MAQSIP-RT Performance
The code for MAQSIP-RT is a combination of C and Fortran. Given that the underlying system uses AMD microprocessors, there are four reasonably high performance compiler choices: Intel, PathScale, Portland Group or Sun. For an Intel platform, ICC would probably be the best choice, but Intel’s main objective is achieving high performance on their own processors, not those of rival AMD. The other three compiler groups have a long history of extensive tuning and optimization for AMD processors and are better candidates. Of the three, Sun Studio Express is the obvious choice since it is free and readily available for download.
The following settings were used in the makefile for MAQSIP-RT:
MFLAGS = -xarch=native -xtarget=native -m64 -debugformat=dwarf
OMPFLAGS = -openmp -stackvar
OMPLIBS = -mt -lnsl
COPTFLAGS = -O3 ${MFLAGS}
FOPTFLAGS = -O3 ${MFLAGS} -M. -xfilebyteorder=big8:%all
FPPFLAGS =
FSFLAGS = -fno-automatic
ARCHFLAGS = -DFLDMN=1 -DAUTO_ARRAYS=1 -DBIT32=1 -DF90=1
PARFLAGS =
ARCHLIB = -Bdynamic -lfsu -lc
Selecting the data set for this benchmark was a bit of balancing act as well. We want a realistic and representative data set, not a toy. Like many of our server workloads, we want to observe how different core counts perform, scaling up from 1 core to the maximum of 12. However, we also want a reasonable execution time for each configuration, covering a theoretical factor of 12 difference in performance (and this range will increase with more cores over time). Excessively long run times can be quite problematic from a practical stand point, especially if problems with a benchmark run are only detected after the execution is complete.
Figure 1- Terrain Height Map for Simulated Region
As shown in Figure 1, we simulated the eastern portion of the United States, extending east from the Rocky Mountains to the Atlantic Ocean, and adjacent parts of Canada. According to Carlie, the horizontal grid is 160 rows by 163 columns, on a Lambert Conformal Conic map projection at 15KM resolution. The simulation is for a 24-hour high-ozone period starting 18:00:00 GMT August, 7, 2007.

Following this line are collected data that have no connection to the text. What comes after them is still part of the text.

// ... 143 lines not shown
        }
      }
      wave_sync();
#pragma unroll
      for (int q = 0; q < 4; ++q) {
        const int m = c.l + q * G, mc = m < c.M ? m : c.M - 1;
        fq[mc] = raw[c.prod() ? c.trmap[mc] : mc] * inv;
      }
    } else {
      for (int m = c.l; m < c.M; m += G) {
        const double v = (double)counts[m];
        raw[m] = v;
        part += v;
      }
      total = gsum<G>(part);
      inv = 1.0 / total;
      wave_sync();
      if (c.prod()) {
        for (int m = c.l; m < c.M; m += G) fq[m] = raw[c.trmap[m]] * inv;
      } else {
        for (int m = c.l; m < c.M; m += G) fq[m] = raw[m] * inv;
      }
    }
    if (c.pv.Ns && !(pf && pf->seg)) {
      const int K = c.pv.K;
      for (int s = c.l; s < c.pv.S; s += G) {
        double t = 0.0;
        for (int k = 0; k < K; ++k) t += raw[s * K + k];
        const double ns = (pf && s == c.l) ? pf->ns[0] : c.pv.Ns[s];
        bad |= !shots_match(t, total, ns, c.pv.ns_tot);
      }
    }
    const unsigned long long votes = __builtin_amdgcn_ballot_w64(bad);
    const int lane = threadIdx.x & 63;
    const unsigned long long mine = (G == 64) ? ~0ull : (((1ull << (G & 63)) - 1ull) << (lane / G * G));
    wave_sync();
    return (votes & mine) == 0ull;
  }

  __device__ __forceinline__ static void prefetch_counts(Prefetch& pf, const int64_t* counts, const SpecArgs& a) {
    const int l = (threadIdx.x & 63) % G, M = a.M, nch = image_chunks(M), t = threadIdx.x;
    const uint4* img = reinterpret_cast<const uint4*>(a.image);
    const int* rinv = reinterpret_cast<const int*>(img + nch);
    pf.img = img[t < nch ? t : nch - 1];
    pf.ok = pf.seg = true;
#pragma unroll
    for (int q = 0; q < 4; ++q) {
      const int m = l + q * G, mc = m < M ? m : M - 1;
      pf.v[q] = counts[mc];
      pf.ri[q] = rinv[mc];
      pf.ns[q] = a.Ns[mc >> NQ];
    }
  }
  template <bool VCOEF = false>
  __device__ static void make_ctx(CtxS& c, double* smem_block, const SpecArgs& a, const Prefetch& pf) {
    const int lane = threadIdx.x & 63, wave = threadIdx.x >> 6;
    c.l = lane % G;
    const int slot = wave * TPW + lane / G;
    c.i = c.l / d;
    c.j = c.l % d;
    c.e = c.i * LD + c.j;
    c.M = a.M;
    c.Mp = (a.M + 1) & ~1;
    c.a = a;
    if ((int)threadIdx.x < image_chunks(a.M)) reinterpret_cast<uint4*>(smem_block)[threadIdx.x] = pf.img;
    c.tfwd = reinterpret_cast<const int*>(smem_block);
    c.ttab = smem_block + image_last_ints(a.M) / 2;
    c.ptab = c.ttab + 24;
    c.sm = smem_block + table_doubles(a.M, 6) + slot * (trial_doubles(a.M, 6) + a.extra);
    if (c.l == 0) c.sm[oVec + D] = 0.0;
    __syncthreads();
    int xm = 0, zm = 0, ny = 0;
#pragma unroll
    for (int b = 0; b < NQ; ++b) {
      const int dig = (c.l >> (2 * b)) & 3;
      xm |= (dig == 1 || dig == 2) << b;
      zm |= (dig >= 2) << b;
      ny += dig == 2;
    }
    c.xm = xm;
    c.zm = zm;
    c.ny = ny & 3;
    param_owner(c.l, c.pi, c.pj, c.pkind);
    const int tt = (c.i * (c.i - 1)) / 2 + c.j;
    c.src_re = c.i == c.j ? c.i : c.i > c.j ? d + tt : D;
    c.src_im = c.i > c.j ? d + T + tt : D;
    const int sx = (c.i & 1) | ((c.i & 2) << 1) | ((c.i & 4) << 2), sz = (c.j & 1) | ((c.j & 2) << 1) | ((c.j & 4) << 2);
    c.bslot = sx ^ (3 * sz);
#pragma unroll
    for (int k = 0; k < 12; ++k) {
      c.kT[k] = VCOEF ? pin_vgpr(a.cT[k]) : a.cT[k];
      c.kP[k] = VCOEF ? pin_vgpr(a.cP[k]) : a.cP[k];
    }
  }
  template <int KK>
  __device__ __forceinline__ static double gsum_above(double v) {
    if (KK < 2) v += dpp_f64<0xB1>(v);
    if (KK < 4) v += dpp_f64<0x4E>(v);
    if (G >= 8 && KK < 8) v += dpp_f64<0x141>(v);
    if (G >= 16 && KK < 16) v += dpp_f64<0x140>(v);
    if (G == 64) {
      v += dpp_f64<0x142, 0xA>(v);
      v += dpp_f64<0x143, 0xC>(v);
      v = readlane_f64(v, 63);
    }
    return v;
  }
  __device__ static bool load_freq(const CtxS& c, const Prefetch& pf) {
    double dv[4], st[4];
    bool valid[4];
#pragma unroll
    for (int q = 0; q < 4; ++q) {
      valid[q] = c.l + q * G < c.M;
      dv[q] = valid[q] ? (double)pf.v[q] : 0.0;
      st[q] = segsum_c<d>(dv[q]);
    }
    const double total = gsum_above<d>((st[0] + st[1]) + (st[2] + st[3]));
    const double inv = 1.0 / total;
    bool bad = false;
#pragma unroll
    for (int q = 0; q < 4; ++q) bad |= valid[q] & !shots_match(st[q], total, pf.ns[q], c.a.ns_tot);
    double* fq = c.freq();
// ... 327 lines not shown
        const double piv = readlane_f64(b.re, k * d + k);
        const cd bip = Vs[i * LD + k], bpj = Vs[k * LD + j];
        double inv = __builtin_amdgcn_rcp(piv);
        inv = fma(inv, fma(-piv, inv, 1.0), inv);
        inv = fma(inv, fma(-piv, inv, 1.0), inv);
        const cd t{bpj.re * inv, bpj.im * inv};
        const cd e = cmul(bip, t);
        cd nb{b.re - e.re, b.im - e.im};
        if (j == k) nb = cd{-bip.re * inv, -bip.im * inv};
        if (i == k) nb = (j == k) ? cd{inv, 0.0} : t;
        b = nb;
        if (k + 1 < d) Vs[c.e] = b;
      }
      const double mag = fabs(akk);
      const bool pos = akk > 0.0;
      if (!pos) {
        if (neg == 0) kneg = k;
        ++neg;
      }
      if (!(mag > 1e-13)) neg = neg > 0 ? 99 : neg;
      const double safe = mag > 1e-300 ? mag : 1e-300;
      if (k + 1 < d) {
        const double inv = recip_nr(safe);
        const double sinv = pos ? -inv : inv;
        const cd ajs{ajk.re * sinv, ajk.im * sinv};
        const bool upd = i > k && j > k;
        const double nre = fma(aik.re, ajs.re, fma(aik.im, ajs.im, a.re));
        const double nim = fma(aik.im, ajs.re, fma(-aik.re, ajs.im, a.im));
        a.re = upd ? nre : a.re;
        a.im = upd ? nim : a.im;
        A[c.e] = a;
        wave_sync();
      }
    }
    {
      const double dj = A[j * LD + j].re;
      const double mj = fabs(dj);
      const double rs = fast_rsqrt(mj > 1e-300 ? mj : 1e-300);
      if (i >= j) lmine = (i == j) ? cd{dj * rs, 0.0} : cd{a.re * rs, a.im * rs};
    }
    ok = neg == 0;
    if (neg_out) *neg_out = neg;
    if (kneg_out) *kneg_out = kneg;
    if (SPEC && spec_inv) *spec_inv = b;
    L[c.e] = lmine;
    wave_sync();
    const cd e = L[c.pi * LD + c.pj];
    const double x = c.pkind == 2 ? e.im : e.re;
    wave_sync();
    return x;
  }

  struct HelperLink {
    enum : int { kUnset = 0, kSpec = 1 };
    enum : int { kPending = 0, kGo = 1, kAbort = 2, kClaimed = 3, kRevoked = 4 };
    enum : int { kNothing = 0, kLifted = 1, kRefused = 2 };
    static constexpr int kHelperPolls = 1 << 15, kWaitPolls = 1 << 14, kClaimedPolls = 1 << 16;
    double* base;
    int pending;
    __device__ __forceinline__ static constexpr int doubles() { return 2 * MAT + D + 3; }
    __device__ __forceinline__ cd* image(int k) const { return reinterpret_cast<cd*>(base + k * MAT); }
    __device__ __forceinline__ cd* result() const { return image(1); }
    __device__ __forceinline__ double* x() const { return base + 2 * MAT; }
    __device__ __forceinline__ int* task() const { return reinterpret_cast<int*>(base + 2 * MAT + D); }
    __device__ __forceinline__ int* verdict() const { return task() + 1; }
    __device__ __forceinline__ int* lifted() const { return task() + 2; }
    __device__ __forceinline__ int* done() const { return task() + 3; }
    __device__ __forceinline__ int* gone() const { return task() + 4; }
    __device__ __forceinline__ int* ok() const { return task() + 5; }
    __device__ __forceinline__ static void publish(int* w, int v) {
      wave_sync();
      if ((threadIdx.x & 63) == 0) __hip_atomic_store(w, v, __ATOMIC_RELEASE, __HIP_MEMORY_SCOPE_WORKGROUP);
    }
    __device__ __forceinline__ static int peek(const int* w) {
      return __builtin_amdgcn_readfirstlane(__hip_atomic_load(w, __ATOMIC_RELAXED, __HIP_MEMORY_SCOPE_WORKGROUP));
    }
    __device__ __forceinline__ static bool claim(int* w, int from, int to) {
      int won = 0;
      if ((threadIdx.x & 63) == 0) {
        int expect = from;
        won = __hip_atomic_compare_exchange_strong(w, &expect, to, __ATOMIC_ACQ_REL, __ATOMIC_RELAXED,
                                                   __HIP_MEMORY_SCOPE_WORKGROUP);
      }
      return __builtin_amdgcn_readfirstlane(won) != 0;
    }
    template <int SLEEP>
    __device__ __forceinline__ static int poll(const int* w, int idle, int polls) {
      int v = idle;
#pragma unroll 1
      for (int n = 0; n < polls; ++n) {
        v = peek(w);
        if (v != idle) break;
        __builtin_amdgcn_s_sleep(SLEEP);
      }
      return v;
    }
    __device__ __forceinline__ void reset() {
      pending = 0;
      if ((threadIdx.x & 63) == 0) {
        *task() = kUnset;
        *verdict() = kPending;
        *lifted() = kNothing;
        *done() = 0;
        *gone() = 0;
      }
    }
    __device__ __forceinline__ void speculate(int e, cd lin) const {
      image(0)[e] = lin;
      publish(task(), kSpec);
    }
    __device__ __forceinline__ void decide(bool go) const { publish(verdict(), go ? kGo : kAbort); }
    __device__ __forceinline__ int await_lift(int e, cd& proj) {
      int v = poll<1>(lifted(), kNothing, kWaitPolls);
      if (v == kNothing) {
        if (claim(verdict(), kGo, kRevoked)) return kNothing;
        v = poll<1>(lifted(), kNothing, kClaimedPolls);
        if (v == kNothing) return kNothing;
      }
      __builtin_amdgcn_fence(__ATOMIC_ACQUIRE, "workgroup");
      if (v == kLifted) {
        proj = result()[e];
        pending = 1;
      }
      return v;
    }
    __device__ __forceinline__ bool collect(int l, double& xl, int& okl) const {
      if (poll<1>(done(), 0, kClaimedPolls) == 0) return false;
      __builtin_amdgcn_fence(__ATOMIC_ACQUIRE, "workgroup");
      xl = x()[l];
      okl = *ok();
      return true;
    }
    __device__ __forceinline__ void await_gone() const {
      poll<1>(gone(), 0, kClaimedPolls);
      __builtin_amdgcn_fence(__ATOMIC_ACQUIRE, "workgroup");
    }
  };
  struct CtxH {
    int l, i, j, e, pi, pj, pkind;
    cd *image, *second, *factor;
    const int* verdict;
    __device__ __forceinline__ cd* A() const { return image; }
    __device__ __forceinline__ cd* Bm() const { return factor; }
    __device__ __forceinline__ cd* V() const { return second; }
    __device__ __forceinline__ int verdict_load() const {
      return __hip_atomic_load(verdict, __ATOMIC_RELAXED, __HIP_MEMORY_SCOPE_WORKGROUP);
    }
    __device__ __forceinline__ static bool abandoned(int v) {
      v = __builtin_amdgcn_readfirstlane(v);
      return v != HelperLink::kPending && v != HelperLink::kGo;
    }
  };
  struct LateX {
    bool got;
    double x;
    int ok;
  };
  template <class Base>
  struct WithHelper : Base {
    HelperLink* link;
    LateX* late;
    static constexpr bool kHelper = true;
  };
  __device__ __forceinline__ static void param_owner(int l, int& pi, int& pj, int& pkind) {
    const bool diag = l < d, imag = l >= d + T;
    const int t = l - d - (imag ? T : 0);
    int ii = 1;
#pragma unroll
    for (int k = 2; k < d; ++k) ii += t >= (k * (k - 1)) / 2;
    pkind = diag ? 0 : imag ? 2 : 1;
    pi = diag ? l : ii;
    pj = diag ? l : t - (ii * (ii - 1)) / 2;
  }
  __device__ static void helper_wave(const HelperLink& k, cd* L) {
    helper_work(k, L);
    HelperLink::publish(k.gone(), 1);
  }
  __device__ static void helper_work(const HelperLink& k, cd* L) {
    static_assert(G == 64, "one trial per wavefront");
    if (HelperLink::template poll<2>(k.task(), HelperLink::kUnset, HelperLink::kHelperPolls) != HelperLink::kSpec) return;
    __builtin_amdgcn_fence(__ATOMIC_ACQUIRE, "workgroup");
    QT_STAMP(0);
    CtxH c;
    c.l = threadIdx.x & 63;
    c.i = c.l / d;
    c.j = c.l % d;
    c.e = c.i * LD + c.j;
    param_owner(c.l, c.pi, c.pj, c.pkind);
    c.image = k.image(0);
    c.second = k.image(1);
    c.factor = L;
    c.verdict = k.verdict();
    cd proj{0.0, 0.0};
    const bool lifted =
        __builtin_amdgcn_readfirstlane((int)lift_single_negative(c, c.image[c.e], d - 1, 1e-15, proj, nullptr)) != 0;
    QT_STAMP(6);
    if (HelperLink::template poll<1>(k.verdict(), HelperLink::kPending, HelperLink::kHelperPolls) != HelperLink::kGo) return;
    QT_STAMP(7);
    if (!HelperLink::claim(k.verdict(), HelperLink::kGo, HelperLink::kClaimed)) return;
    if (!lifted) {
      HelperLink::publish(k.lifted(), HelperLink::kRefused);
      return;
    }
    k.result()[c.e] = proj;
    HelperLink::publish(k.lifted(), HelperLink::kLifted);
    int ok2;
    const double x2 = cholesky_param(c, proj, ok2);
    k.x()[c.l] = x2;
    if (c.l == 0) *k.ok() = ok2;
    HelperLink::publish(k.done(), 1);
    QT_STAMP(8);
  }

  template <class C>
  __device__ static bool lift_single_negative(const C& c, cd r, int kneg, double eps, cd& out,
                                              const cd* inverse = nullptr) {
    static_assert(G == 64, "one trial per wavefront: the flags below are wave-uniform");
    cd* Ai = c.A();
    cd* Vi = c.V();
    const int i = c.i, j = c.j;
    if (i == j) r.im = 0.0;
    cd b = r;
    if (inverse) b = *inverse;
#pragma unroll 1
    for (int s = inverse ? d : 0; s < d; ++s) {
      const int p = s < kneg ? s : (s < d - 1 ? s + 1 : kneg);
      Ai[c.e] = b;
      const double piv = readlane_f64(b.re, p * d + p);
      wave_sync();
      const cd bip = Ai[i * LD + p], bpj = Ai[p * LD + j];
      wave_sync();
      double inv = __builtin_amdgcn_rcp(piv);
      inv = fma(inv, fma(-piv, inv, 1.0), inv);
      inv = fma(inv, fma(-piv, inv, 1.0), inv);
      const cd t{bpj.re * inv, bpj.im * inv};
      const cd e = cmul(bip, t);
      cd nb{b.re - e.re, b.im - e.im};
      if (j == p) nb = cd{-bip.re * inv, -bip.im * inv};
      if (i == p) nb = (j == p) ? cd{inv, 0.0} : t;
      b = nb;
    }
    QT_STAMP(4);
    b = cscale(b, fast_rsqrt(gsum<G>(b.re * b.re + b.im * b.im)));
    bool certified = false, done = false;
#pragma unroll 1
    for (int k = 1; k <= 7 && !done; ++k) {
      Ai[c.e] = b;
      wave_sync();
      [[maybe_unused]] const int verdict = c.verdict_load();
      cd n{0.0, 0.0}, n2{0.0, 0.0};
#pragma unroll
      for (int q = 0; q < d; q += 2) {
        const cd u = Ai[i * LD + q], v = Ai[j * LD + q];
        n.re = fma(u.re, v.re, fma(u.im, v.im, n.re));
        n.im = fma(u.im, v.re, fma(-u.re, v.im, n.im));
        if (q + 1 < d) {
          const cd u2 = Ai[i * LD + q + 1], v2 = Ai[j * LD + q + 1];
          n2.re = fma(u2.re, v2.re, fma(u2.im, v2.im, n2.re));
          n2.im = fma(u2.im, v2.re, fma(-u2.re, v2.im, n2.im));
        }
      }
      n = cadd(n, n2);
      wave_sync();
      if (c.abandoned(verdict)) return false;
// ... 661 lines not shown
    else if (gn != gn || fk != fk || xn != xn) status = 4;
  }
  double tr;
  const cd m = S::build_llh(c, xk, tr);
  S::emit(c, rho, b, mine, cd{m.re / tr, m.im / tr});
  if (mine) {
    if (c.l == 0) {
      if (nit_out) nit_out[b] = kiter;
      if (nfev_out) nfev_out[b] = nfev;
      if (fun_out) fun_out[b] = fk;
      if (status_out) status_out[b] = status;
    }
  }
}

Figure 2 below shows the results of our benchmark. The scaling for MAQSIP-RT is very good, with 12 cores achieving 10.96x the performance of a single core or 91% of the ideal speed up.
Figure 2- MAQSIP-RT Performance
Our tests not only varied the count, but also the placement of threads. Thread placement can have a substantial impact on both power and performance. For workloads with little sharing, using cores on both sockets maximizes the available memory bandwidth. However, with a properly designed cache hierarchy, workloads with a lot of shared data may benefit from residing on a single chip instead of spanning both sockets and requiring cross chip coherency. Placing all threads on one processor may reduce power consumption substantially if the idle processor can go into a low power state.
Surprisingly the performance delta between the different thread allocation schemes was negligible, less than 1%. In both cases (2 threads and 6 threads) the performance favors allocating threads on the same socket, rather than evenly spreading them between sockets. This suggests that even at 6 threads per socket, the bandwidth is sufficient for MAQSIP, and that there may be a modest amount of shared data.